Hexane aromatization was conducted at 1000° F., atmospheric pressure at about 6:1 H2 /C6 hydrocarbon feed mole ratio, in an automated unit. Selectivities to benzene, at approximately 50 percent conversion were about 50-60 percent, while C3 -selectivity was about 4 percent. See Table 1 below. Overall activities for hexane conversion were comparable to that obtained over monofunctional acidic catalysts having alpha activities in the 100-400 alpha range.
Under similar reaction conditions, n-heptane yielded a mixture of benzene and toluene in a 50-70 percent total yield.
10 grams of an acidic boron containing beta (silica:alumina ratio--273) was slurried in 250 ml of 0.5M NaHCO3 containing 200 mg Pt(NH3)4 Cl2 at room temperature overnight. The filtered, washed, dried material was then calcined in oxygen to 350° C. at 0.5° C./minute. This catalyst (Catalyst C) contained 0.88% Pt; 0.51 B; 1.5% Na; 0.26% Aluminum
A non-acidic platinum on potassium-zeolite L was prepared for comparison purposes.

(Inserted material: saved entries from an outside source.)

# NikolayKrivosheev/Distributed-deep-learning-on-personal-computers

Measured on AMD Instinct MI355X. Metric: images/sec (whole node), U-Net 256x256 6-class tiles, higher is better.
Workload: dtype bf16

## Files before the change

csrc/bindings.cpp:

```cpp
#include <ATen/ATen.h>
#include <c10/core/DeviceGuard.h>
#include <c10/hip/HIPStream.h>
#include <torch/library.h>

#include <cstdlib>
#include <mutex>
#include <string>
#include <unordered_map>
#include <vector>

#include "ops.h"

namespace ddlpc {

namespace {

hipStream_t cur_stream() { return c10::hip::getCurrentHIPStream().stream(); }

#define CHECK_DEV(t) TORCH_CHECK((t).is_cuda(), #t " must be a GPU tensor")
#define CHECK_CONTIG(t) TORCH_CHECK((t).is_contiguous(), #t " must be contiguous")
#define CHECK_BF16(t) TORCH_CHECK((t).scalar_type() == at::kBFloat16, #t " must be bf16")
#define CHECK_F32(t) TORCH_CHECK((t).scalar_type() == at::kFloat, #t " must be fp32")

const bf16_t* bptr(const at::Tensor& t) { return reinterpret_cast<const bf16_t*>(t.data_ptr()); }
bf16_t* bptr_mut(at::Tensor& t) { return reinterpret_cast<bf16_t*>(t.data_ptr()); }
const float* fptr_opt(const c10::optional<at::Tensor>& t) {
  return (t.has_value() && t->defined()) ? t->data_ptr<float>() : nullptr;
}

struct Geo {
  int dims, N, D, H, W, C;
};
Geo geo_of(const at::Tensor& x) {
  TORCH_CHECK(x.dim() == 4 || x.dim() == 5, "expected [N,(D,)H,W,C] channel-last tensor");
  Geo g;
  g.dims = (int)x.dim() - 2;
  g.N = (int)x.size(0);
  g.D = g.dims == 3 ? (int)x.size(1) : 1;
  g.H = (int)x.size(g.dims == 3 ? 2 : 1);
  g.W = (int)x.size(g.dims == 3 ? 3 : 2);
  g.C = (int)x.size(-1);
  return g;
}
std::vector<int64_t> shape_with_c(const Geo& g, int C, int scale = 1) {
  if (g.dims == 2) return {g.N, (int64_t)g.H * scale, (int64_t)g.W * scale, C};
  return {g.N, (int64_t)g.D * scale, (int64_t)g.H * scale, (int64_t)g.W * scale, C};
}

int pow2ceil(int v) { int p = 1; while (p < v) p <<= 1; return p; }

void conv_tile(int dims, int BM, int W, int& TD, int& TH, int& TW) {
  if (dims == 2) {
    TD = 1;
    TW = W >= 16 ? 16 : 8;
    TH = BM / TW;
  } else {
    TW = W >= 16 ? 16 : 8;
    TH = 4;
    TD = BM / (TW * TH);
  }
}

int pick_bn(int Cout) {
  if (Cout <= 32) return 32;
  if (Cout <= 64) return 64;
  return 128;
}

}

namespace {
thread_local std::string g_last_path;
}
void set_last_path(const std::string& path) { g_last_path = path; }
std::string last_path() { return g_last_path; }

namespace {
const char* const kKnobs[] = {"CROP_LDS_T", "WINDOW_LDS_T"};
bool knob_registered(const std::string& name) {
  for (const char* k : kKnobs)
    if (k[0] != 0 && name == k) return true;
  return false;
}
std::mutex g_knob_mu;
std::unordered_map<std::string, int>& knob_map() {
  static std::unordered_map<std::string, int> m;
  return m;
}
}

int knob(const char* name, int def) {
  TORCH_CHECK(knob_registered(name), "knob '", name, "' read but not listed in kKnobs");
  std::lock_guard<std::mutex> lk(g_knob_mu);
  auto& m = knob_map();
  auto it = m.find(name);
  if (it != m.end()) return it->second;
  const std::string env = std::string("DDLPC_") + name;
  const char* e = getenv(env.c_str());
  const int v = e ? atoi(e) : def;
  m.emplace(name, v);
  return v;
}

namespace {

int64_t set_knob(const std::string& name, int64_t value) {
  TORCH_CHECK(knob_registered(name), "set_knob: no kernel reads a knob named '", name,
              "' (registered knobs are listed in kKnobs, csrc/bindings.cpp)");
  std::lock_guard<std::mutex> lk(g_knob_mu);
  auto& m = knob_map();
  auto it = m.find(name);
  const int64_t prev = it != m.end() ? it->second : INT64_MIN;
  if (value == INT64_MIN) {
    if (it != m.end()) m.erase(it);
  } else {
    m[name] = (int)value;
  }
  return prev;
}

int phys_cus() {
  static int n = -1;
  if (n < 0) {
    hipDeviceProp_t prop;
    int dev = 0;
    hipGetDevice(&dev);
    n = (hipGetDeviceProperties(&prop, dev) == hipSuccess) ? prop.multiProcessorCount : 256;
  }
  return n;
}

int g_cu_reserve = 0;

int num_cus() { return std::max(8, phys_cus() - g_cu_reserve); }

at::Tensor reduce_rows(const at::Tensor& partial, int64_t R, int64_t N) {
  auto dopts = partial.options().dtype(at::kDouble);
  at::Tensor sums = at::empty({N}, dopts);
  const int RC = reduce_rows_chunks((int)R);
  at::Tensor tmp = RC > 1 ? at::empty({2 * RC * N}, dopts) : sums;
  reduce_rows_launch(partial.data_ptr<float>(), (int)R, N, tmp.data_ptr<double>(),
                     sums.data_ptr<double>(), cur_stream());
  return sums;
}

std::vector<at::Tensor> conv3_fwd(const at::Tensor& x1, const c10::optional<at::Tensor>& x2,
                                  const at::Tensor& w, const c10::optional<at::Tensor>& bias,
                                  const c10::optional<at::Tensor>& pscale,
                                  const c10::optional<at::Tensor>& pshift, int64_t cout,
                                  int64_t co1, bool want_stats_in,
                                  const c10::optional<at::Tensor>& pscale2,
                                  const c10::optional<at::Tensor>& pshift2,
                                  const c10::optional<at::Tensor>& bnb_y,
                                  const c10::optional<at::Tensor>& bnb_s4, int64_t groups) {
  CHECK_DEV(x1); CHECK_CONTIG(x1); CHECK_BF16(x1); CHECK_BF16(w); CHECK_CONTIG(w);
  c10::DeviceGuard guard(x1.device());
  const Geo g = geo_of(x1);
  bool want_stats = want_stats_in;
  ConvFwdArgs a{};
  a.dims = g.dims; a.N = g.N; a.D = g.D; a.H = g.H; a.W = g.W;
  a.C1 = g.C;
  a.C2 = 0;
  const bool dual = x2.has_value() && x2->defined();
  if (dual) {
    CHECK_CONTIG(*x2); CHECK_BF16(*x2);
    const Geo g2 = geo_of(*x2);
    TORCH_CHECK(g2.N == g.N && g2.H == g.H && g2.W == g.W && g2.D == g.D, "concat shape mismatch");
    TORCH_CHECK(g.C % 8 == 0 && g2.C % 8 == 0, "concat inputs need C % 8 == 0");
    a.C2 = g2.C;
  }
  a.Cin = a.C1 + a.C2;
  a.taps = g.dims == 2 ? 9 : 27;
  TORCH_CHECK(w.dim() == 3 && w.size(0) == cout && w.size(1) == a.taps && w.size(2) >= a.Cin,
              "packed weight must be [Cout][taps][CinW>=Cin]");
  a.CinW = (int)w.size(2);
  TORCH_CHECK(a.CinW % 8 == 0, "packed weight ci stride must be a multiple of 8");
  a.Cout = (int)cout;
  a.Co1 = co1 > 0 ? (int)co1 : (int)cout;
  TORCH_CHECK(a.Cout % 8 == 0 && a.Co1 % 8 == 0, "Cout and Co1 must be multiples of 8");
  if (pscale.has_value() && pscale->defined()) TORCH_CHECK(a.C1 <= 512, "prologue supports C1 <= 512");
  const bool grouped = groups > 1;
  if (grouped) {
    TORCH_CHECK(groups <= 1024 && g.N % groups == 0, "conv3_fwd: groups must divide the batch");
    TORCH_CHECK(!(pscale2.has_value() && pscale2->defined()), "conv3_fwd groups: no X2 prologue");
    a.groups = (int)groups;
    if (pscale.has_value() && pscale->defined()) {
      TORCH_CHECK(pshift.has_value() && pshift->defined(), "conv3_fwd groups: pscale needs pshift");
      CHECK_F32(*pscale); CHECK_F32(*pshift);
      TORCH_CHECK(pscale->dim() == 2 && pscale->size(0) == groups && pscale->size(1) == g.C &&
                  pscale->stride(1) == 1 && pshift->sizes() == pscale->sizes() &&
                  pshift->strides() == pscale->strides(),
                  "conv3_fwd groups: pscale / pshift must be [groups][C1] views with one row stride");
      a.gstride = pscale->stride(0);
    }
  }
  a.X1 = bptr(x1);
  a.X2 = dual ? bptr(*x2) : nullptr;
  a.pscale = fptr_opt(pscale);
  a.pshift = fptr_opt(pshift);
  a.pscale2 = fptr_opt(pscale2);
  a.pshift2 = fptr_opt(pshift2);
  if (a.pscale2 != nullptr)
    TORCH_CHECK(dual && a.pshift2 != nullptr && a.C1 + a.C2 <= 512 && pscale2->numel() == a.C2,
                "X2 prologue: needs x2, both pscale2/pshift2 [C2], and C1 + C2 <= 512");
  a.Wt = bptr(w);
  a.bias = fptr_opt(bias);
  if (bnb_y.has_value() && bnb_y->defined()) {
    CHECK_CONTIG(*bnb_y); CHECK_BF16(*bnb_y);
    const int64_t ng = grouped ? groups : 1;
    TORCH_CHECK(bnb_s4.has_value() && bnb_s4->defined() && bnb_s4->numel() == ng * 4 * cout,
                "bnb: stats4 [4][Cout] ([groups][4][Cout] with groups) required");
    if (grouped) a.gstride = 4LL * cout;
    CHECK_F32(*bnb_s4); CHECK_CONTIG(*bnb_s4);
    const Geo gy = geo_of(*bnb_y);
    TORCH_CHECK(g.dims == 2 && gy.N == g.N && gy.H == g.H && gy.W == g.W && gy.C == cout,
                "bnb: 2-D, y must have the output's shape");
    TORCH_CHECK(a.Co1 == a.Cout && a.pscale == nullptr && a.pscale2 == nullptr && a.bias == nullptr,
                "bnb: single output, no prologue, no bias");
    a.bnb_y = bptr(*bnb_y);
    a.bnb_s4 = bnb_s4->data_ptr<float>();
    want_stats = true;
  }
  TORCH_CHECK(a.C2 == 0 || a.C1 % 32 == 0, "concat: first input needs C1 % 32 == 0");
  TORCH_CHECK((a.C1 % 8 == 0) && (a.C2 % 8 == 0), "input channels must be multiples of 8 "
              "(the engine pads the 3-channel image to 8)");
  auto opts = x1.options();
  a.npix = (long long)g.N * g.D * g.H * g.W;
  if (g.dims == 3) {
    int grid = 0, smem = 0;
    if (conv3d_ds_plan(a, num_cus(), grid, smem) >= 0) {
      at::Tensor y1 = at::empty(shape_with_c(g, a.Co1), opts);
      at::Tensor y2;
      if (a.Co1 < a.Cout) y2 = at::empty(shape_with_c(g, a.Cout - a.Co1), opts);
      at::Tensor stats;
      if (want_stats) stats = at::empty({(int64_t)grid, 2, a.Cout}, opts.dtype(at::kFloat));
      a.Y1 = bptr_mut(y1);
      a.Y2 = y2.defined() ? bptr_mut(y2) : nullptr;
      a.stats = want_stats ? stats.data_ptr<float>() : nullptr;
      set_last_path("conv3_fwd:ds");
      conv3d_ds_launch(a, grid, smem, cur_stream());
      at::Tensor none = at::empty({0}, opts);
      return {y1, y2.defined() ? y2 : none, stats.defined() ? stats : none};
    }
  }
  {
    int grid = 0, smem = 0;
    const int variant = conv3_res_plan(a, num_cus(), grid, smem);
    if (variant >= 0) {
      at::Tensor y1 = at::empty(shape_with_c(g, a.Co1), opts);
      at::Tensor y2;
      if (a.Co1 < a.Cout) y2 = at::empty(shape_with_c(g, a.Cout - a.Co1), opts);
      at::Tensor stats;
      if (want_stats) stats = at::empty({(int64_t)grid, 2, a.Cout}, opts.dtype(at::kFloat));
      a.Y1 = bptr_mut(y1);
      a.Y2 = y2.defined() ? bptr_mut(y2) : nullptr;
      a.stats = want_stats ? stats.data_ptr<float>() : nullptr;
      set_last_path("conv3_fwd:res:v" + std::to_string(variant) +
                    (a.Co1 < a.Cout ? ":split" : "") + (a.bnb_y != nullptr ? ":bnb" : ""));
      conv3_res_launch(a, variant, grid, smem, cur_stream());
      at::Tensor none = at::empty({0}, opts);
      return {y1, y2.defined() ? y2 : none, stats.defined() ? stats : none};
    }
  }
  int cfg = a.Cout <= 32 ? 0 : a.Cout <= 64 ? 1 : 2;
  auto plan = [&](int c) {
    const int BM = conv3_fwd_cfg_bm(c);
    conv_tile(g.dims, BM, g.W, a.TD, a.TH, a.TW);
    a.tilesD = (g.D + a.TD - 1) / a.TD;
    a.tilesH = (g.H + a.TH - 1) / a.TH;
    a.tilesW = (g.W + a.TW - 1) / a.TW;
    a.nTilesM = g.N * a.tilesD * a.tilesH * a.tilesW;
    a.nTilesN = (a.Cout + conv3_fwd_cfg_bn(c) - 1) / conv3_fwd_cfg_bn(c);
  };
  plan(cfg);
  if (cfg == 2 && g.dims == 2) {
    plan(4);
    if (a.nTilesM * a.nTilesN >= num_cus()) cfg = 4;
    else plan(cfg);
  }
  if (cfg == 4 && a.bnb_y == nullptr) {
    plan(5);
    const double w5 = (double)a.nTilesM * 512 / ((double)g.N * g.D * g.H * g.W);
    if (a.nTilesM * a.nTilesN >= num_cus() && w5 <= 1.05) cfg = 5;
    else plan(cfg);
  }
  if (g.dims == 3 && cfg <= 2) {
    const int c8 = cfg == 0 ? 6 : cfg == 1 ? 7 : a.Cout == 96 ? 9 : 8;
    plan(c8);
    const double w8 = (double)a.nTilesM * conv3_fwd_cfg_bm(c8) / ((double)g.N * g.D * g.H * g.W);
    if (a.nTilesM * a.nTilesN >= num_cus() && w8 <= 1.15 && g.W >= 16) cfg = c8;
    else plan(cfg);
  }
  if (cfg == 2 && a.nTilesM * a.nTilesN < 2 * num_cus()) { cfg = 3; plan(cfg); }
  auto waste = [&](int c) {
    plan(c);
    return (double)a.nTilesM * conv3_fwd_cfg_bm(c) / ((double)g.N * g.D * g.H * g.W);
  };
  while ((cfg == 4 || cfg == 2) && waste(cfg) > 1.3) cfg = cfg == 4 ? 2 : 3;
  if (cfg == 5 && waste(5) > 1.05) cfg = 4;
  if (cfg == 5) { plan(5); TORCH_CHECK(a.TW == 16 && g.dims == 2, "cfg 5: 16-wide 2-D tiles"); }
  plan(cfg);
  TORCH_CHECK((g.dims == 3 ? a.TD + 2 : 1) * (a.TH + 2) * (a.TW + 2) <= conv3_fwd_cfg_halo(g.dims, cfg),
              "halo exceeds LDS capacity");
  TORCH_CHECK((long long)g.D * g.H * g.W * a.Cout * 4 < (1LL << 31), "conv3: image too large for 32-bit offsets");
  TORCH_CHECK(a.Co1 == a.Cout || a.Co1 % 16 == 0, "split output needs Co1 % 16 == 0");
  at::Tensor y1 = at::empty(shape_with_c(g, a.Co1), opts);
  at::Tensor y2;
  if (a.Co1 < a.Cout) y2 = at::empty(shape_with_c(g, a.Cout - a.Co1), opts);
  at::Tensor stats;
  a.persist_blocks = (cfg >= 4 ? 1 : 2) * num_cus();
  const int nchunks_total = (a.Cin + 31) / 32;
  a.ksplit = 1;
  {
    const int items = a.nTilesM * a.nTilesN;
    int best = 1;
    if (items < num_cus() && !grouped)
      for (int ks = 2; ks <= 8; ++ks)
        if (nchunks_total % ks == 0 && nchunks_total / ks >= 2 && items * ks <= 2 * num_cus())
          best = ks;
    a.ksplit = best;
  }
  at::Tensor part;
  if (a.ksplit > 1) {
    part = at::empty({(int64_t)a.ksplit * a.npix * a.Cout}, opts.dtype(at::kFloat));
    a.part = part.data_ptr<float>();
  }
  const int fin_px_per_block = std::max(1, 256 / (a.Cout / 8));
  const int fin_grid = (int)std::min<long long>(
      std::max<long long>(1, (a.npix + fin_px_per_block - 1) / fin_px_per_block), 2048);
  if (want_stats) {
    const int grid = a.ksplit > 1 ? fin_grid : conv3_fwd_grid(a);
    stats = at::empty({(int64_t)grid, 2, a.Cout}, opts.dtype(at::kFloat));
  }
  a.Y1 = bptr_mut(y1);
  a.Y2 = y2.defined() ? bptr_mut(y2) : nullptr;
  a.stats = want_stats ? stats.data_ptr<float>() : nullptr;
  set_last_path(std::string(g.dims == 3 ? "conv3_fwd:stream3d:cfg" : "conv3_fwd:stream:cfg") +
                std::to_string(cfg) + ":ks" + std::to_string(a.ksplit) +
                (a.bnb_y != nullptr ? ":bnb" : ""));
  conv3_fwd_launch(a, cfg, cur_stream());
  if (a.ksplit > 1) conv3_splitk_finalize_launch(a, fin_grid, cur_stream());
  at::Tensor none = at::empty({0}, opts);
  return {y1, y2.defined() ? y2 : none, stats.defined() ? stats : none};
}
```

10.0 grams of K-zeolite L (Linde SK-45) was ion exchanged with 300 mg of Pt(NH3)4 Cl2 in 250 ml water at a pH of 9.5. The washed and dried catalyst was calcined in oxygen to 350° C. at 0.5° C./min. and then treated with dilute CsOH to a pH of 9.0. The final catalyst (Catalyst L) contained 1.5% Pt; 1.9% Cs.
The results of aromatization of n-hexane in the presene of the foregoing catalysts is tabulated in TABLE 1:
|Aromatization of n-Hexane Benzene C3 - Catalyst Conversion Selectivity Selectivity|
A 43.5% 49.3% 4.0%
A 26.8% 43.5% 2.2%
B 51.1% 62.4% 4.4%
B 26.9% 53.1% 2.5%
C 48.0% 55.4% 3.5%
L 55.8% 56.3% 25.1%
L 27.1% 51.4% 17.3%
Aromatization was undertaken at 1000° F.; atmospheric pressure; 6:1 H2 /Hexane feed; data taken after 3 hours on stream.
While the benzene selectivity is comparable between catalysts A, B, C and L, Catalyst L produced much more light gases at comparable converison levels, than did the other catalysts.